### BRIEF
Whenever the string "join" turns up in a line of the data below, copy that line.

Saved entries
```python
_HERE = os.path.dirname(os.path.abspath(__file__))
LIB_PATH = os.path.join(_HERE, "libpmf_hip.so")
TEST_LIB_PATH = os.path.join(_HERE, "libpmf_hip_test.so")
TEST_ONLY_SIGNATURES = ("pmf_comm_init_hostshm",)

F32, F64 = 0, 1
USER, ITEM = 0, 1
(ARR_FACTOR, ARR_SHAPE, ARR_RATE, ARR_PRIOR_RATE, ARR_HYPER_RATE, ARR_COV, ARR_BIAS, ARR_SCALE, ARR_SCALE_SHAPE,
 ARR_SCALE_RATE) = range(10)
PREDICT_BIAS, PREDICT_SCALE = 1, 2
KERNEL_NAMES = ("gamma_sweep", "gamma_final", "gauss_accum", "gauss_solve", "gauss_bias",
                "eval", "predict", "topk", "gauss_combine", "gauss_sgd", "comm_allreduce", "comm_wait")
UNIQUE_ID_BYTES = 128
TRANSPORT_RCCL, TRANSPORT_HOSTSHM = 0, 1
OP_SUM, OP_MAX = 0, 1
EXCHANGE = {"auto": 0, "allreduce": 1, "scatter_gather": 2}
MAX_LABELS = 32


class PmfLibraryError(RuntimeError):
    """libpmf_hip.so is missing or does not export the declared ABI."""


class PmfError(RuntimeError):
    """A C-ABI call returned a negative status."""


_p = C.c_void_p
_i32p = C.POINTER(C.c_int32)
_i64p = C.POINTER(C.c_int64)
_f64p = C.POINTER(C.c_double)

SIGNATURES = {
    "pmf_abi_version": (C.c_int, []),
    "pmf_last_error": (C.c_char_p, []),
    "pmf_device_count": (C.c_int, [C.POINTER(C.c_int)]),
    "pmf_ctx_create": (C.c_int, [C.c_int, C.c_int64, C.c_int64, C.c_int, C.c_int, C.POINTER(_p)]),
    "pmf_ctx_destroy": (C.c_int, [_p]),
    "pmf_ctx_set_stream": (C.c_int, [_p, _p]),
    "pmf_ctx_sync": (C.c_int, [_p]),
    "pmf_gauss_sgd_sweep": (C.c_int, [_p, C.c_int, C.c_double, C.c_double, C.c_double, C.c_double]),
    "pmf_ctx_sgd_stats_width": (C.c_int, [_p, C.POINTER(C.c_int)]),
    "pmf_gauss_sgd_accumulate": (C.c_int, [_p, C.c_int, _p, C.c_double, C.c_double, C.c_double, C.c_double]),
    "pmf_gauss_sgd_finalize": (C.c_int, [_p, C.c_int, _p]),
    "pmf_ctx_set_row_chunks": (C.c_int, [_p, C.c_int, C.c_int]),
    "pmf_ctx_chunk_rows": (C.c_int, [_p, C.c_int, C.c_int, C.POINTER(C.c_int64), C.POINTER(C.c_int64)]),
    "pmf_ctx_select_chunk": (C.c_int, [_p, C.c_int, C.c_int]),
    "pmf_ctx_device_bytes": (C.c_int, [_p, _i64p]),
    "pmf_ctx_set_ratings": (C.c_int, [_p, C.c_int64, _i32p, _i32p, _f64p]),
    "pmf_set_array": (C.c_int, [_p, C.c_int, C.c_int, _f64p]),
    "pmf_get_array": (C.c_int, [_p, C.c_int, C.c_int, _f64p]),
    "pmf_get_array_rows": (C.c_int, [_p, C.c_int, C.c_int, C.c_int64, _i64p, _f64p]),
    "pmf_set_array_rows": (C.c_int, [_p, C.c_int, C.c_int, C.c_int64, _i64p, _f64p]),
    "pmf_set_cov_identity": (C.c_int, [_p, C.c_int, C.c_double]),
    "pmf_gamma_sweep": (C.c_int, [_p, C.c_int, C.c_double, C.c_double, C.c_int, C.c_double, C.c_double]),
    "pmf_gamma_ext_sweep": (C.c_int, [_p, C.c_int, C.c_double, C.c_double]),
    "pmf_ctx_kpad": (C.c_int, [_p, C.POINTER(C.c_int)]),
    "pmf_gamma_accumulate": (C.c_int, [_p, C.c_int, _p]),
    "pmf_gamma_finalize": (C.c_int, [_p, C.c_int, _p, C.c_double, C.c_double, C.c_int, C.c_double, C.c_double]),
    "pmf_gauss_factor_sweep": (C.c_int, [_p, C.c_int, C.c_double, C.c_double]),
    "pmf_gauss_bias_sweep": (C.c_int, [_p, C.c_int, C.c_double, C.c_double]),
    "pmf_ctx_cov_stride": (C.c_int, [_p, C.POINTER(C.c_int)]),
    "pmf_gauss_factor_accumulate": (C.c_int, [_p, C.c_int, _p]),
    "pmf_gauss_factor_finalize": (C.c_int, [_p, C.c_int, _p, C.c_double, C.c_double]),
    "pmf_gauss_bias_accumulate": (C.c_int, [_p, C.c_int, _p]),
    "pmf_gauss_bias_finalize": (C.c_int, [_p, C.c_int, _p, C.c_double, C.c_double]),
    "pmf_predict": (C.c_int, [_p, C.c_int64, _i32p, _i32p, C.c_int, C.c_double, _f64p]),
    "pmf_eval_set": (C.c_int, [_p, C.c_int64, _i32p, _i32p, _f64p, _i32p, C.c_int]),
    "pmf_eval_run": (C.c_int, [_p, C.c_int, C.c_double, _f64p, _f64p, _i64p]),
    "pmf_topk_items": (C.c_int, [_p, C.c_int64, _i32p, C.c_int, C.c_int, _i32p, _f64p]),
    "pmf_prof_enable": (C.c_int, [_p, C.c_int]),
    "pmf_prof_reset": (C.c_int, [_p]),
    "pmf_prof_get": (C.c_int, [_p, C.c_int, _f64p, _i64p]),
    "pmf_prof_gather_ceiling": (C.c_int, [_p, C.c_int, C.c_int, _f64p]),
    "pmf_comm_unique_id": (C.c_int, [_p]),
    "pmf_comm_init": (C.c_int, [_p, C.c_int, C.c_int, _p]),
    "pmf_comm_set_exchange": (C.c_int, [_p, C.c_int]),
    "pmf_comm_attach": (C.c_int, [_p, _p]),
    "pmf_comm_destroy": (C.c_int, [_p]),
    "pmf_comm_info": (C.c_int, [_p, C.POINTER(C.c_int), C.POINTER(C.c_int), C.POINTER(C.c_int)]),
    "pmf_comm_barrier": (C.c_int, [_p]),
# ... 88 lines not shown
```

### EXERCISE RESPONSE
LIB_PATH = os.path.join(_HERE, "libpmf_hip.so")
TEST_LIB_PATH = os.path.join(_HERE, "libpmf_hip_test.so")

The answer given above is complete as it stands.